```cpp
static int ransac_all_impl(octl_forest* f, int32_t poses_per_batch, const int32_t* e0, int32_t n_e0,
                           const double* hypotheses, int32_t H, int32_t k, double threshold,
                           bool* mask_fresh) {
  octl_ctx* ctx = f->ctx;
  if (!f->built) return octl_set_error(ctx, OCTL_E_STATE, "ransac before build");
  if (poses_per_batch < 1) return octl_set_error(ctx, OCTL_E_INVALID, "poses_per_batch < 1");
  if (H < 1 || H > 1024 || k < 1) return octl_set_error(ctx, OCTL_E_INVALID, "bad H or k");
  OCTL_TRY(ransac_check_table(ctx, hypotheses, H, k));
  const int n_poses = (int)f->pose_off.size() - 1;
  if (e0 && n_e0 != n_poses) return octl_set_error(ctx, OCTL_E_INVALID, "e0 size mismatch");
  HIP_TRY(ctx, hipSetDevice(ctx->device));
  hipStream_t st = ctx->stream;
  if (!f->mask_valid) {
    OCTL_TRY(devbuf_reserve(ctx, f->mask, (size_t)std::max<int64_t>(f->n_ord, 1)));
    *mask_fresh = true;
  }
  if (f->n_blocks == 0) return OCTL_OK;
  const size_t hyp_cap_before = ctx->hyp_dev.cap;
  OCTL_TRY(devbuf_reserve(ctx, ctx->hyp_dev, (size_t)H * k * 8));
  const bool same_table = hyp_cap_before == ctx->hyp_dev.cap && ctx->hyp_host.size() == (size_t)H * k &&
                          std::memcmp(ctx->hyp_host.data(), hypotheses, (size_t)H * k * 8) == 0;
  if (same_table) {
  } else if ((size_t)H * k * 8 <= 64 * 1024) {
    char* pin = static_cast<char*>(ctx->pinned) + 128 * 1024;
    OCTL_TRY(pin_region_wait(ctx, 1));
    std::memcpy(pin, hypotheses, (size_t)H * k * 8);
    OCTL_TRY(octl_copy_from_pinned(ctx, ctx->hyp_dev.p, pin, (size_t)H * k * 8));
    OCTL_TRY(pin_region_mark(ctx, 1));
  } else {
    HIP_TRY(ctx, hipMemcpyAsync(ctx->hyp_dev.p, hypotheses, (size_t)H * k * 8, hipMemcpyHostToDevice, st));
    HIP_TRY(ctx, hipStreamSynchronize(st));
  }
  if (!same_table) ctx->hyp_host.assign(hypotheses, hypotheses + (size_t)H * k);
  const bool one_batch = n_poses <= poses_per_batch;
  std::vector<uint32_t> slot_counts;
  OCTL_TRY(forest_reference_order(f, e0, slot_counts, !one_batch));
  if (one_batch) {
    OCTL_TRY(ransac_launch(ctx, f->xyz_ord.as<double>(), f->n_ord, f->blk_start.as<uint32_t>(),
                           f->blk_size.as<int32_t>(), f->rs_order.as<int32_t>(), f->n_blocks,
                           ctx->hyp_dev.as<double>(), H, k, threshold, f->mask.as<uint8_t>(), nullptr,
                           nullptr, nullptr, nullptr, f->rs_scratch, f->max_block_hint));
    return OCTL_OK;
  }
  int64_t off = 0;
  for (int p0 = 0; p0 < n_poses; p0 += poses_per_batch) {
    int64_t nbatch = 0;
    for (int p = p0; p < std::min(n_poses, p0 + poses_per_batch); ++p) nbatch += slot_counts[p];
    if (nbatch > 0)
      OCTL_TRY(ransac_launch(ctx, f->xyz_ord.as<double>(), f->n_ord, f->blk_start.as<uint32_t>(),
                             f->blk_size.as<int32_t>(), f->rs_order.as<int32_t>() + off, nbatch,
                             ctx->hyp_dev.as<double>(), H, k, threshold, f->mask.as<uint8_t>(),
                             nullptr, nullptr, nullptr, nullptr, f->rs_scratch, f->max_block_hint));
    off += nbatch;
  }
  return OCTL_OK;
}
```

### octreelib_amd/csrc/ransac.hip

```cpp
#include <algorithm>
#include <cstdlib>
#include <type_traits>

#include "forest.h"
#include "lookback.h"
#include "wave_utils.h"

namespace {

__device__ __forceinline__ double div_by_small_int(double c, int k) {
  const double kd = (double)k;
  const double zh = 1.0 / kd;
  const double zl = fma(-kd, zh, 1.0) / kd;
  const double a = fabs(c);
  if (!((int(a > 1e-290) | int(c == 0.0)) & int(a < 1e290))) return c / kd;
  return copysign(fma(c, zh, c * zl), c);
}

__device__ __forceinline__ bool coord_in_fast_range(double v) {
  const uint32_t hi = (uint32_t)__double2hiint(v), lo = (uint32_t)__double2loint(v);
  const uint32_t e = (hi >> 20) & 0x7FFu;
  return (e - (1023u - 30u)) <= 60u || (hi | lo) == 0u;
}

// ... 1317 lines not shown
  if (bins[threadIdx.x]) atomicAdd(&counters[RC_BINS + threadIdx.x], bins[threadIdx.x]);
}

__device__ __forceinline__ void pos_table_entry(const double* __restrict__ hyp, int H, int k,
                                                uint2* __restrict__ tab, int n, int t) {
  const double* __restrict__ row = hyp + (int64_t)t * k;
  uint32_t x = 0, y = 0;
  for (int i = 0; i < k; ++i) {
    bool risky;
    const uint32_t g = (uint32_t)sample_index_cached(row[i], n, &risky);
    if (i < 4) x |= g << (8 * i); else y |= g << (8 * (i - 4));
    y |= (risky || g == (uint32_t)n) ? (0x10000u << i) : 0u;
  }
  tab[(size_t)n * (size_t)H + t] = uint2{x, y};
}
__device__ __forceinline__ void pos_table_part(const double* __restrict__ hyp, int H, int k,
                                               const uint32_t* __restrict__ counters, uint2* __restrict__ tab,
                                               int n, int part) {
  const int t = part * 256 + (int)threadIdx.x;
  if (t >= H || n < k || counters[RC_BINS + n] == 0u) return;
  pos_table_entry(hyp, H, k, tab, n, t);
}

__global__ __launch_bounds__(256) void k_block_scatter(const BlockDesc* __restrict__ desc, int64_t nb,
                                                       int cap, int k,
                                                       uint32_t* __restrict__ counters,
                                                       BlockDesc* __restrict__ sdesc, unsigned n_scatter,
                                                       const double* __restrict__ hyp, int H,
                                                       uint2* __restrict__ tab, uint32_t* __restrict__ next_counters) {
  if (next_counters && blockIdx.x == gridDim.x - 1)
    for (int w = threadIdx.x; w < RC_WORDS; w += blockDim.x) next_counters[w] = 0;
  if (blockIdx.x >= n_scatter) {
    const unsigned parts = (unsigned)(H + 255) / 256u;
    const unsigned id = blockIdx.x - n_scatter;
    pos_table_part(hyp, H, k, counters, tab, (int)(id / parts), (int)(id % parts));
    return;
  }
  __shared__ uint32_t cnt[256];
  __shared__ uint32_t base[256];
  __shared__ uint32_t c[256];
  cnt[threadIdx.x] = 0;
  c[threadIdx.x] = counters[RC_BINS + threadIdx.x];
  __syncthreads();
  uint32_t first = 0;
  for (int m = 255; m > (int)threadIdx.x; --m) first += c[m];
  if (blockIdx.x == 0) {
// ... 139 lines not shown
    first[m] = f;
    counters[RC_BINS + m] = cm;
    counters[RC_START + m] = f;
    if (m == 0) counters[RC_SORTED] = f + cm;
  }
  __syncthreads();
#pragma unroll
  for (int r = 0; r < BPS_PER_THREAD; ++r)
    if (dd[r].n >= 0) sdesc[first[dd[r].n] + rank[r]] = dd[r];
}

}

int ransac_check_table(octl_ctx* ctx, const double* hyp, int32_t H, int32_t k) {
  const int64_t n = (int64_t)H * k;
  for (int64_t i = 0; i < n; ++i)
    if (!(hyp[i] >= 0.0 && hyp[i] < 1.0))
      return octl_set_error(ctx, OCTL_E_INVALID,
                            "hypothesis table entry %lld = %g is outside [0, 1): the table must hold "
                            "np.random.random draws (cuda_ransac.py:39-41)", (long long)i, hyp[i]);
  return OCTL_OK;
}

int ransac_launch(octl_ctx* ctx, const double* xyz_dev, int64_t n_points,
                  const uint32_t* blk_start, const int32_t* blk_size, const int32_t* order_dev,
                  int64_t nb, const double* hyp_dev, int32_t H, int32_t k, double thr,
                  uint8_t* mask_dev, float* plane_dev, int32_t* count_dev, int32_t* index_dev,
                  uint8_t* evaluated_dev, DevBuf& scratch, int64_t max_block) {
  (void)evaluated_dev;
  if (nb <= 0) return OCTL_OK;
  if (H < 1 || H > 1024) return octl_set_error(ctx, OCTL_E_INVALID, "H must be in [1, 1024]");
  if (k < 1) return octl_set_error(ctx, OCTL_E_INVALID, "initial_points_number must be positive");
  const bool any_k = k > RS_KMAX;
  if (nb >= ((int64_t)1 << 31)) return octl_set_error(ctx, OCTL_E_INVALID, "too many blocks");
  hipStream_t st = ctx->stream;
  const size_t off_d = (((size_t)nb + 8) * 4 + 31) & ~(size_t)31;
  const size_t off_s = off_d + (size_t)nb * sizeof(BlockDesc);
  const size_t off_b = off_s + (size_t)nb * sizeof(BlockDesc);
  const size_t off_c = (off_b + (size_t)nb * 4 + 31) & ~(size_t)31;
  const bool use_tab = !any_k && k >= 3 && k <= 6 && (H > 256 || k == 6);
  const size_t off_t = (off_c + RC_WORDS * 4 + 31) & ~(size_t)31;
  OCTL_TRY(devbuf_reserve(ctx, scratch, off_t + (use_tab ? (size_t)256 * (size_t)H * sizeof(uint2) : 0)));
  char* base = static_cast<char*>(scratch.p);
  uint32_t* tmp = scratch.as<uint32_t>();
  BlockDesc* desc = reinterpret_cast<BlockDesc*>(base + off_d);
  BlockDesc* sdesc = reinterpret_cast<BlockDesc*>(base + off_s);
  uint32_t* big_list = reinterpret_cast<uint32_t*>(base + off_b);
  uint32_t* counters = reinterpret_cast<uint32_t*>(base + off_c);
  const bool fused = !ctx->opt.no_fused_tables;
  uint32_t* next_counters = nullptr;
  if (fused) {
    if (!ctx->rs_counters.p || ctx->rs_counters_dirty) {
      OCTL_TRY(devbuf_reserve(ctx, ctx->rs_counters, (size_t)2 * RC_WORDS * 4));
      HIP_TRY(ctx, hipMemsetAsync(ctx->rs_counters.p, 0, (size_t)2 * RC_WORDS * 4, st));
      ctx->rs_parity = 0;
    }
    counters = ctx->rs_counters.as<uint32_t>() + (size_t)ctx->rs_parity * RC_WORDS;
    next_counters = ctx->rs_counters.as<uint32_t>() + (size_t)(ctx->rs_parity ^ 1) * RC_WORDS;
    ctx->rs_parity ^= 1;
    ctx->rs_counters_dirty = true;
  }
  uint2* pos_tab = use_tab ? reinterpret_cast<uint2*>(base + off_t) : nullptr;
  const int threads = (H <= 64) ? 64 : (H <= 256 ? 256 : RS_BIG_THREADS);
  RansacOut out{mask_dev, plane_dev, count_dev, index_dev};
  if (fused && nb <= BPS_MAX) {
    KTimer t(ctx, "ransac_prepare");
    const int cap = any_k ? 0 : threads - 1;
    const unsigned n_table = use_tab && cap >= k ? (unsigned)(cap - k + 1) * (unsigned)ceil_div(H, BPS_THREADS) : 0u;
    auto kp = nb <= 2 * BPS_THREADS ? k_block_prepare_small<2>
              : (nb <= 4 * BPS_THREADS ? k_block_prepare_small<4>
                                       : (nb <= 6 * BPS_THREADS ? k_block_prepare_small<6> : k_block_prepare_small<8>));
    OCTL_LAUNCH(kp, dim3(1 + n_table), dim3(BPS_THREADS), 0, st, order_dev, blk_start, blk_size, nb,
                       n_points, cap, (int)k, desc, sdesc, big_list, counters, out, max_block,
                       static_cast<uint32_t*>(ctx->small_host), hyp_dev, (int)H, pos_tab, next_counters);
    HIP_TRY(ctx, hipGetLastError());
    ctx->rs_counters_dirty = false;
  } else {
    KTimer t(ctx, "ransac_prepare");
    if (fused) {
      const unsigned g = (unsigned)ceil_div(nb, 256 * BP_PER_THREAD);
      uint64_t* status = nullptr;
      uint32_t epoch = 0;
      OCTL_TRY(octl_scan_status_acquire(ctx, g, &status, &epoch));
      OCTL_LAUNCH(k_block_prepare, dim3(g), dim3(256), 0, st, order_dev, blk_start, blk_size, nb, n_points,
                         any_k ? 0 : threads - 1, (int)k, desc, big_list, counters, out, status, epoch, max_block,
                         static_cast<uint32_t*>(ctx->small_host));
      HIP_TRY(ctx, hipGetLastError());
    } else {
      const unsigned g = (unsigned)ceil_div(nb, 256);
      OCTL_LAUNCH(k_block_sizes_in_order, dim3(g), dim3(256), 0, st, order_dev, blk_size, nb, tmp, counters);
      HIP_TRY(ctx, hipGetLastError());
      OCTL_TRY(octl_exclusive_scan_u32(ctx, tmp, tmp, nb, nullptr));
      OCTL_LAUNCH(k_block_desc, dim3((unsigned)ceil_div(nb, 256 * BD_PER_THREAD)), dim3(256), 0, st, order_dev,
                         blk_start, blk_size,
                         (const uint32_t*)tmp, nb, n_points, any_k ? 0 : threads - 1, (int)k, desc, big_list,
                         counters, out);
      HIP_TRY(ctx, hipGetLastError());
    }
    const unsigned n_scatter = (unsigned)ceil_div(nb, 256 * BS_PER_THREAD);
    const unsigned n_table = use_tab ? 256u * (unsigned)ceil_div(H, 256) : 0u;
    OCTL_LAUNCH(k_block_scatter, dim3(n_scatter + n_table), dim3(256), 0, st,
                       (const BlockDesc*)desc, nb, any_k ? 0 : threads - 1, (int)k, counters, sdesc, n_scatter, hyp_dev,
                       (int)H, pos_tab, next_counters);
    HIP_TRY(ctx, hipGetLastError());
    ctx->rs_counters_dirty = false;
  }
  const int cus = octl_ctx_cus(ctx);
  KTimer t(ctx, "ransac");
  hipStream_t side = st;
  bool on_side = false;
  int waves_per_block = (int)ctx->opt.ransac_waves;
  if (waves_per_block == 0 && !any_k && H > 256) {
    const int64_t slots = (int64_t)cus * 16;
    if (nb * 2 <= slots) waves_per_block = 4;
    else if (nb <= 6 * slots) waves_per_block = 2;
  }
  const bool need_small = max_block >= RS_TINY_THREADS, need_mid = max_block >= RS_SMALL_THREADS,
             need_big = any_k || max_block >= threads;
  const bool side_work = waves_per_block == 4 ? need_big
                         : (waves_per_block == 2 ? (need_mid || need_big) : (need_small || need_mid || need_big));
  if (!any_k && H > 256 && side_work && octl_ctx_side_stream(ctx) &&
      hipEventRecord(ctx->self_gate, st) == hipSuccess &&
      hipStreamWaitEvent(ctx->self_stream, ctx->self_gate, 0) == hipSuccess) {
    side = ctx->self_stream;
    on_side = true;
  }
  const int no_prescreen = ctx->opt.no_ransac_prescreen ? 1 : 0;
#define OCTL_RANSAC_RANGE(THREADS, HPL, KT, PER_CU, LO, HI, PT, ST)                              \
  do {                                                                                           \
    const unsigned g = (unsigned)std::min<int64_t>(nb, (int64_t)cus * (PER_CU));                 \
    if (H == (THREADS) * (HPL))                                                                  \
      OCTL_LAUNCH((k_ransac<THREADS, HPL, KT, true, PT>), dim3(g), dim3(THREADS), 0, ST,         \
                         xyz_dev, (const BlockDesc*)sdesc, (const uint32_t*)(LO), (const uint32_t*)(HI), \
                         hyp_dev, H, k, thr, out, (const uint2*)pos_tab, no_prescreen);           \
    else                                                                                         \
      OCTL_LAUNCH((k_ransac<THREADS, HPL, KT, false, PT>), dim3(g), dim3(THREADS), 0, ST,        \
                         xyz_dev, (const BlockDesc*)sdesc, (const uint32_t*)(LO), (const uint32_t*)(HI), \
                         hyp_dev, H, k, thr, out, (const uint2*)pos_tab, no_prescreen);           \
  } while (0)
#define OCTL_RANSAC_LAUNCH(THREADS, HPL, KT, PER_CU, PT) \
  OCTL_RANSAC_RANGE(THREADS, HPL, KT, PER_CU, nullptr, counters + RC_SORTED, PT, st)
#define OCTL_RANSAC_SPLIT(KT)                                                                                    \
  do {                                                                                                           \
    if (waves_per_block == 4) {                                                                                  \
      OCTL_RANSAC_RANGE(RS_BIG_THREADS, RS_BIG_HPL, KT, RS_PER_CU, nullptr, counters + RC_SORTED, true, st);     \
    } else if (waves_per_block == 2) {                                                                           \
      if (need_mid)                                                                                              \
        OCTL_RANSAC_RANGE(RS_BIG_THREADS, RS_BIG_HPL, KT, RS_PER_CU, nullptr,                                    \
                          counters + RC_START + RS_SMALL_THREADS - 1, true, side);                               \
      HIP_TRY(ctx, hipGetLastError());                                                                           \
      OCTL_RANSAC_RANGE(RS_SMALL_THREADS, (1024 / RS_SMALL_THREADS), KT, RS_SMALL_PER_CU,                        \
                        counters + RC_START + RS_SMALL_THREADS - 1, counters + RC_SORTED, true, st);             \
    } else {                                                                                                     \
      if (need_mid)                                                                                              \
        OCTL_RANSAC_RANGE(RS_BIG_THREADS, RS_BIG_HPL, KT, RS_PER_CU, nullptr,                                    \
                          counters + RC_START + RS_SMALL_THREADS - 1, true, side);                               \
      HIP_TRY(ctx, hipGetLastError());                                                                           \
      if (need_small)                                                                                            \
        OCTL_RANSAC_RANGE(RS_SMALL_THREADS, (1024 / RS_SMALL_THREADS), KT, RS_SMALL_PER_CU,                      \
                          counters + RC_START + RS_SMALL_THREADS - 1, counters + RC_START + RS_TINY_THREADS - 1, \
                          true, side);                                                                           \
// ... 136 lines not shown
```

## TASK STATEMENT
Count each line of the data where the word "false" appears, then reply with the total only.

## RESPONSE TO THE TASK
4